Spring break is over: time for… The Candy Strategy

Spring break officially ends in a little under 12 hours, when my first class starts tomorrow. Naturally, tomorrow is the day in our rotating schedule where I don’t have a single free period, so it will be quite a change of pace.

Having just finished up our giant soccer goal geometry project, I’ve given myself permission to work a little less hard on that class for a week or two – my students will actually enjoy a trip into traditional math land, I think, and that will free me up to focus on AP Statistics (well, and the grades and comments that are due on Wednesday).

AP Statistics has not always one well for me this year, and I spent some time over spring break strategizing. I need to teach a few more concepts, help many of them fill in the gaping conceptual holes that our year has left behind, and give them plenty of practical test-taking strategies, all in 8 weeks. To do that, I need to re-establish trust and fun. Rapport. It needs to be a class they, and I, look forward to, and right now it just isn’t.

So, thus: the candy strategy.

I know I’m not the first to realize that statistics and candy go hand and hand – there are pages and pages of candy activities (with a special focus on M&Ms) on the internet. I read a lot of those, today. I think that I can piece together those ideas, along with some of my own, and review every single major concept we have learned with candy. Specifically, for me, a combination of jelly beans, starbursts, skittles, and M&Ms.

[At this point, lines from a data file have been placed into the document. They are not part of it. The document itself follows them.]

@@ -78,6 +78,9 @@
     static constexpr int DMA_WAVES = LOADERS ? LOADERS : CWAVES;
     static constexpr int BPL = 16 / DMA_WAVES;
     static_assert(LOADERS == 0 || LOADERS == 1 || LOADERS == 2 || LOADERS == 4, "loader waves");
+    static_assert(RORD >= 0 && RORD <= 3 && SORD >= 0 && SORD <= 2, "read / store order");
+    static_assert(!(LPRED && RORD == 1), "masked loads are not built for the node-major order");
+    static_assert(!(RORD == 2 && LOADERS == 1), "the block-outermost order is not built for one loader wave");
     static_assert(KD >= 9 && KD <= 10 && LDS_BYTES <= 160 * 1024, "one 16 KiB buffer per data node");
 
     static constexpr int nreal(int y) {
@@ -125,10 +128,28 @@
 
     struct Loader {
         uint32_t off[2][BPL];
+        uint32_t offe[2];
         uint32_t rl;
         uint32_t slot;
         int li;
     };
+    static constexpr int SWB = MS.swb;
+    __device__ static uint32_t e_of(uint32_t blk, uint32_t b) {
+        const uint32_t eb = MAP == 0 ? 0u : b;
+        if constexpr (SWB >= 2) return eb ^ ((blk >> (SWB - 2)) & 1u);
+        else return eb;
+    }
+    __device__ static uint32_t k16_e(const Loader &L, uint32_t e) {
+        uint32_t lb = 0;
+        if constexpr (SWB < 2) lb = (L.rl >> SWB) & 1u;
+        return (L.slot ^ ((e ^ lb) * 8u)) * 16u;
+    }
+    template <int Y>
+    __device__ static void item_r1(const Loader &L, int i, uint32_t &x, uint32_t &blk) {
+        const uint32_t entry = uint32_t(L.li * ninstr(Y) + i);
+        x = entry >> 4;
+        blk = entry & 15u;
+    }
     __device__ static uint32_t k16_of(const Loader &L, int j, uint32_t b) {
         const uint32_t r = uint32_t(L.li * BPL + j) * 4u + L.rl;
         return (L.slot ^ swn(b * 2u, r)) * 16u;
@@ -143,11 +164,63 @@
             L.off[0][j] = r * 4u * sc + k16_of(L, j, 0u);
             L.off[1][j] = r * 4u * sc + k16_of(L, j, 1u);
         }
+        if constexpr (RORD == 1) {
+            L.offe[0] = L.rl * 4u * sc + k16_e(L, 0u);
+            L.offe[1] = L.rl * 4u * sc + k16_e(L, 1u);
+        }
     }
     template <int Y>
     __device__ static void issue(const BsArgs &a, const Loader &L, uint32_t lds0, StreamTile t, int g) {
         const uint32_t sc = uint32_t(a.sc);
         const bool full = t.vend >= t.b0 + uint32_t(W);
+        if constexpr (RORD == 1) {
+#pragma unroll
+            for (int i = 0; i < ninstr(Y); i++) {
+                uint32_t x, blk;
+                item_r1<Y>(L, i, x, blk);
+                const uint32_t e = e_of(blk, (x >> 1) & 1u);
+                const uint32_t dst = lds0 + (uint32_t(Y * Q) + x) * uint32_t(NODE_BYTES) + blk * 1024u;
+                const uint8_t *row0 = a.data[Y * Q + x] + (uint64_t(blk) * 16u + uint64_t(g)) * sc;
+                if (full) {
+                    dma16p<CPL>(dst, uniform_ptr(row0 + t.b0), e ? L.offe[1] : L.offe[0]);
+                } else {
+                    const uint32_t k16 = k16_e(L, e);
+                    uint32_t pos = t.b0 + k16;
+                    if (pos + 16u > t.vend) pos = t.vend - 16u;
+                    dma16p<CPL>(dst, uniform_ptr(row0), L.rl * 4u * sc + pos);
+                }
+            }
+            return;
+        }
+        if constexpr (RORD == 2) {
+            const uint8_t *bases[Q];
+            sfor<Q>([&](auto xc) BS_INL {
+                constexpr int x = decltype(xc)::value;
+                if constexpr (Y * Q + x < KD)
+                    bases[x] = uniform_ptr(a.data[Y * Q + x] + (uint64_t(g) * sc + (full ? t.b0 : 0u)));
+            });
+#pragma unroll
+            for (int j = 0; j < BPL; j++) {
+                sfor<Q>([&](auto xc) BS_INL {
+                    constexpr int x = decltype(xc)::value;
+                    constexpr int node = Y * Q + x;
+                    if constexpr (node < KD) {
+                        constexpr uint32_t b = (uint32_t(x) >> 1) & 1u;
+                        const uint32_t dst = lds0 + uint32_t(node * NODE_BYTES) + uint32_t(L.li * BPL + j) * 1024u;
+                        if (full) {
+                            dma16p<CPL>(dst, bases[x], L.off[b][j]);
+                        } else {
+                            const uint32_t k16 = k16_of(L, j, b);
+                            uint32_t pos = t.b0 + k16;
+                            if (pos + 16u > t.vend) pos = t.vend - 16u;
+                            dma16p<CPL>(dst, bases[x], L.off[b][j] - k16 + pos);
+                        }
+                    }
+                });
+            }
+            return;
+        }
+        constexpr auto blk_of = [](int j) { return RORD == 3 ? BPL - 1 - j : j; };
         sfor<Q>([&](auto xc) BS_INL {
             constexpr int x = decltype(xc)::value;
             constexpr int node = Y * Q + x;
@@ -157,7 +230,10 @@
                 if (full) {
                     const uint8_t *base = uniform_ptr(a.data[node] + (uint64_t(g) * sc + t.b0));
 #pragma unroll
-                    for (int j = 0; j < BPL; j++) dma16p<CPL>(dst + uint32_t(j) * 1024u, base, L.off[b][j]);
+                    for (int jj = 0; jj < BPL; jj++) {
+                        const int j = blk_of(jj);
+                        dma16p<CPL>(dst + uint32_t(j) * 1024u, base, L.off[b][j]);
+                    }
                 } else if (LPRED && ((t.vend - t.b0) & 15u) == 0) {
                     const uint8_t *base = uniform_ptr(a.data[node] + (uint64_t(g) * sc + t.b0));
 #pragma unroll
@@ -186,6 +262,21 @@
     template <int Y>
     __device__ static void patch(const BsArgs &a, const Loader &L, uint8_t *smem, StreamTile t, int g, int lane) {
         const uint32_t sc = uint32_t(a.sc);
+        if constexpr (RORD == 1) {
+#pragma unroll
+            for (int i = 0; i < ninstr(Y); i++) {
+                uint32_t x, blk;
+                item_r1<Y>(L, i, x, blk);
+                const uint32_t pos = t.b0 + k16_e(L, e_of(blk, (x >> 1) & 1u));
+                if (!(pos < t.vend && pos + 16u > t.vend)) continue;
+                const uint32_t node = uint32_t(Y * Q) + x;
+                const uint32_t layer = (blk * 4u + L.rl) * 4u + uint32_t(g);
+                const uint2 gv = *reinterpret_cast<const uint2 *>(a.data[node] + uint64_t(layer) * sc + pos);
+                *reinterpret_cast<uint4 *>(smem + node * uint32_t(NODE_BYTES) + blk * 1024u + uint32_t(lane) * 16u) =
+                    make_uint4(gv.x, gv.y, 0u, 0u);
+            }
+            return;
+        }
         sfor<Q>([&](auto xc) BS_INL {
             constexpr int x = decltype(xc)::value;
             constexpr int node = Y * Q + x;
@@ -447,7 +538,8 @@
         uint32_t cv[8];
 #pragma unroll
         for (int w = 0; w < 8; w++) cv[w] = acc[G * 8 + w];
-        put<G>(a, cv, zg, t, prel, ragged, sink);
+        if constexpr (SORD != 2) put<G>(a, cv, zg, t, prel, ragged, sink);
+        uint32_t held[G > 0 ? G : 1][8];
         auto pair = [&](const uint32_t *uh_at_g, const uint32_t *ug_at_h, auto hc) BS_INL {
             constexpr int h = decltype(hc)::value;
             const uint32_t zh = uint32_t(c * 4 + h);
@@ -470,8 +562,14 @@
                 c1[w] = c12[w];
                 c2[w] = c12[8 + w];
             }
-            put<h>(a, c1, zg, t, prel, ragged, sink);
-            put<G>(a, c2, zh, t, prel, ragged, sink);
+            if constexpr (SORD == 1) {
+                put<G>(a, c2, zh, t, prel, ragged, sink);
+#pragma unroll
+                for (int w = 0; w < 8; w++) held[h][w] = c1[w];
+            } else {
+                put<h>(a, c1, zg, t, prel, ragged, sink);
+                put<G>(a, c2, zh, t, prel, ragged, sink);
+            }
         };
         auto keep = [&](int ri, int p) BS_INL {
 #pragma unroll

Today I wrote a 10-page document (see link at the end) that reviews frequency tables, pie charts, bar graphs, two-way tables, sample design, proportion confidence intervals, 1-sample proportion z-tests, and introduces chi-square goodness of fit tests as a cap, using nothing but skittles. We will work through the activity alone and in groups for the next two class days. Along the way we will review vocabulary, conditions, graphing techniques on calculator and by hand, and learn something new. Plus, eat some skittles.

It feels a little cheap, but I hope that candy will improve the relationship with my students enough that we can tackle this final quarter together with positive attitudes. One more to go!